Bapak ini Rawat 2 Anak Sambil Memulung Hingga Dini Hari

memulung

JAKARTA – Kakinya tampak letih, badannya kurus dan melengkung. Sambil duduk beralaskan kardus di atas taman pinggir jalan, Guruh bersama kedua anaknya menunggu hasil memulungnya ditimbang kendati jarum jam telah menunjukan tengah malam.

“Rumah saya di Legok Tangerang. Biasanya saya baru pulang ke rumah jam 3 dini hari karena menunggu barang-barang hasil memulung ditimbang dulu,” ucap Guruh saat ditanya oleh netizen bernama Febby Valentine.

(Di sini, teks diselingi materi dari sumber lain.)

#ifndef AFIS_MINU_ALIAS
#define AFIS_MINU_ALIAS 1
#endif
constexpr int kSortShort = 48;
template <int NMAX_, bool OWN_SIM_>
struct __attribute__((aligned(16))) WaveSmem : SimStore<NMAX_, OWN_SIM_> {
    static constexpr int NMAX = NMAX_;
    static constexpr bool OWN_SIM = OWN_SIM_;
    static constexpr bool ALIAS_ORI = NMAX_ > 128 || AFIS_MINU_ALIAS;
    static constexpr int W = (NMAX + 31) / 32;
    static constexpr int N4 = (NMAX + 3) / 4 * 4;
    static constexpr int U = (NMAX + 63) / 64;
    float b[N4];
    union {
        float cc[N4];
        struct { short order[NMAX]; short sel[NMAX]; } os;
    } y;
    short li[NMAX], ri[NMAX];
    int2 xy[NMAX];
    union {
        uint32_t hb[NMAX][W];
        struct { uint32_t keys[N4]; short te[NMAX], targ[NMAX]; } pick;
        uint32_t s7key[NMAX > 128 ? 256 : 1];
    };
    union {
        uint32_t cnt[128];
        u64 keys[kSortShort];
        struct { float lo[ALIAS_ORI ? 1 : NMAX], ro[ALIAS_ORI ? 1 : NMAX]; } s;
    } x;
#ifdef AFIS_PHASE_TIMING
    u64 ph[16];
#endif
};
template <class SM> __device__ __forceinline__ int l_row(int v) { if constexpr (SM::OWN_SIM) return v; else return v & 1023; }
template <class SM> __device__ __forceinline__ int r_pt(int v) { if constexpr (SM::OWN_SIM) return v; else return v & 1023; }
__device__ __forceinline__ int tex_slot_of(int li, int ri) { return ((li >> 10) & 31) | (((ri >> 10) & 31) << 5); }
__device__ __forceinline__ short tex_pack_l(int row, int slot) { return (short)(row | ((slot & 31) << 10)); }
__device__ __forceinline__ short tex_pack_r(int pt, int slot) { return (short)(pt | ((slot >> 5) << 10)); }
template <class SM>
__device__ __forceinline__ float list_sim(const SM& sm, const float* __restrict__ ext, int t)
{
    if constexpr (SM::OWN_SIM) return sm.simv[t];
    else return ext[tex_slot_of(sm.li[t], sm.ri[t])];
}

__device__ __forceinline__ int next_task(int32_t* ctr)
{
    int t;
    unsigned long long saved;
    asm volatile("s_mov_b64 %1, exec\n\t"
                 "s_mov_b64 exec, 1\n\t"
                 "global_atomic_add %0, %2, %3, %4 sc0\n\t"
                 "s_waitcnt vmcnt(0)\n\t"
                 "s_mov_b64 exec, %1"
                 : "=&v"(t), "=&s"(saved) : "v"(0), "v"(1), "s"(ctr) : "memory");
    return __builtin_amdgcn_readfirstlane(t);
}

template <class SM, int ref_tie>
__device__ __forceinline__ void sort_scores(SM& sm, int num, double thr)
{
    const int lane = threadIdx.x;
    constexpr int U = SM::U;
    uint32_t* const s_cnt = sm.x.cnt;
    uint32_t* const s_gkey = reinterpret_cast<uint32_t*>(sm.y.cc);
    uint32_t* const s_key = s_gkey;
    uint32_t m32[U]; int r[U];
    if (num <= kSortShort) {
        const u64 mine = lane < num ? g_make_key(sm.b[lane], lane) : 0ull;
        if (lane < num) sm.x.keys[lane] = mine;
        WSYNC();
        int rr = 0;
        for (int k = 0; k < num; ++k) rr += sm.x.keys[k] > mine;
        if (ref_tie && num > 16) {
            int gg = 0;
            for (int k = 0; k < num; ++k) gg += (uint32_t)(sm.x.keys[k] >> 32) > (uint32_t)(mine >> 32);
            const bool tied = lane < num && gg != rr && !((double)sm.b[lane] < thr);
            if (__ballot(tied) != 0ull) {
                constexpr int kOrd = kSortShort / 2;
                uint32_t* const k32 = s_gkey + kOrd;
                static_assert(SM::N4 >= kOrd + 2 * kSortShort, "no room in cc for the keys and the stack of the std::sort restatement");
                WSYNC();
                if (lane < num) { k32[lane] = (uint32_t)(mine >> 32); sm.y.os.order[lane] = (short)lane; }
                WSYNC();
                if (lane == 0) stdsort_prefix<uint16_t>(reinterpret_cast<uint16_t*>(sm.y.os.order), num, num, k32, reinterpret_cast<int*>(k32 + kSortShort));
                WSYNC();
                return;
            }
        }
        WSYNC();
        if (lane < num) sm.y.os.order[rr] = (short)lane;
        WSYNC();
        return;
    }
    uint32_t kmin = 0xffffffffu, kmax = 0u;
#pragma unroll
    for (int u = 0; u < U; ++u) {
        const int t = lane + 64 * u;
        m32[u] = t < num ? rank_key(sm.b[t]) : 0u;
        if (t < num) { kmin = min(kmin, m32[u]); kmax = max(kmax, m32[u]); }
    }
#pragma unroll
    for (int off = 32; off >= 1; off >>= 1) { kmin = min(kmin, (uint32_t)__shfl_xor((int)kmin, off)); kmax = max(kmax, (uint32_t)__shfl_xor((int)kmax, off)); }
    const uint32_t span = kmax - kmin;
    const int sh = max(0, 26 - __clz((int)(span | 1u)));
    int bin[U];
// ... 150 lines not shown
    if (LOOKUP) {
        const int dx1 = abs(a.lx - o.lx), dx2 = abs(a.rx - o.rx), dy1 = abs(a.ly - o.ly), dy2 = abs(a.ry - o.ry);
        ok = !((dx1 >= kDistN) | (dx2 >= kDistN) | (dy1 >= kDistN) | (dy2 >= kDistN));
        d1 = sqrt_rn_pos((float)(256 * (dx1 * dx1 + dy1 * dy1)));
        d2 = sqrt_rn_pos((float)(256 * (dx2 * dx2 + dy2 * dy2)));
        (void)table;
    } else {
        const float dx1 = (float)(a.lx - o.lx), dx2 = (float)(a.rx - o.rx), dy1 = (float)(a.ly - o.ly), dy2 = (float)(a.ry - o.ry);
        const float p = dx1 * dx1, q = dy1 * dy1, r = dx2 * dx2, s = dy2 * dy2;
        d1 = sqrt_rn_pos(p + q);
        d2 = sqrt_rn_pos(r + s);
    }
    dist = fabsf(d1 - d2);
    return ok;
}
template <bool LOOKUP>
__device__ __forceinline__ bool pair_compatible(const Pt& a, const Pt& o, const float* __restrict__ table)
{
    float s1, s2; bool ok = true;
    if (LOOKUP) {
        const int dx1 = abs(a.lx - o.lx), dx2 = abs(a.rx - o.rx), dy1 = abs(a.ly - o.ly), dy2 = abs(a.ry - o.ry);
        ok = !((dx1 >= kDistN) | (dx2 >= kDistN) | (dy1 >= kDistN) | (dy2 >= kDistN));
        s1 = (float)(256 * (dx1 * dx1 + dy1 * dy1)); s2 = (float)(256 * (dx2 * dx2 + dy2 * dy2));
    } else {
        const float dx1 = (float)(a.lx - o.lx), dx2 = (float)(a.rx - o.rx), dy1 = (float)(a.ly - o.ly), dy2 = (float)(a.ry - o.ry);
        const float p = dx1 * dx1, q = dy1 * dy1, r = dx2 * dx2, s = dy2 * dy2;
        s1 = p + q; s2 = r + s;
    }
    const float d1 = __builtin_amdgcn_sqrtf(s1), d2 = __builtin_amdgcn_sqrtf(s2);
    const float dist = fabsf(d1 - d2);
    const float slack = fmaxf(d1, d2) * 4.76837158e-7f;
    if (fabsf(dist - 30.0f) > slack) return ok && dist < 30.0f;
    float exact;
    pair_dist<LOOKUP>(a, o, table, exact);
    return ok && exact < 30.0f;
}
template <bool RANGE_TEST>
__device__ __forceinline__ bool tex_pair_dist(int2 a, int2 o, float& dist)
{
    float n1, n2;
    pair_n(a, o, n1, n2);
    dist = 16.0f * fabsf(sqrt_rn_int(n1) - sqrt_rn_int(n2));
    return RANGE_TEST ? tex_in_range(a, o) : true;
}
template <bool RANGE_TEST>
__device__ __forceinline__ bool tex_pair_compatible(int2 a, int2 o)
{
    float n1, n2;
    pair_n(a, o, n1, n2);
    const bool ok = RANGE_TEST ? tex_in_range(a, o) : true;
    return pair_compatible_n<true>(n1, n2) && ok;
}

Dilansir dari akun facebook Febby Valentine, Guruh sengaja membawa Lydia dan Tesa kedua anaknya untuk memulung lantaran sang ibu yang telah meninggal dunia. Guruh tak tega bila meninggalkan buah hatinya di rumah tanpa dampingan orang tua.

Dari foto yang diunggah terlihat Guruh sedang memangku anaknya yang terlelap, sementara satu anaknya masih tejaga duduk di depan karung yang biasa dipakai Guruh memulung. Sebelum menjadi pemulung, Guruh merupakan seorang supir bus. Namun karena tak tahan dingin ia terpaksa menjadi pemulung sejak beberapa tahun terakhir.

“saya melihat kondisi kaki bapak yang terlihat kecil, badannya kurus dan melengkung. Firasat saya mengatakan bapak ini kena penyakit paru-paru atau tbc tulang,” tulis Febby dalam postingannya.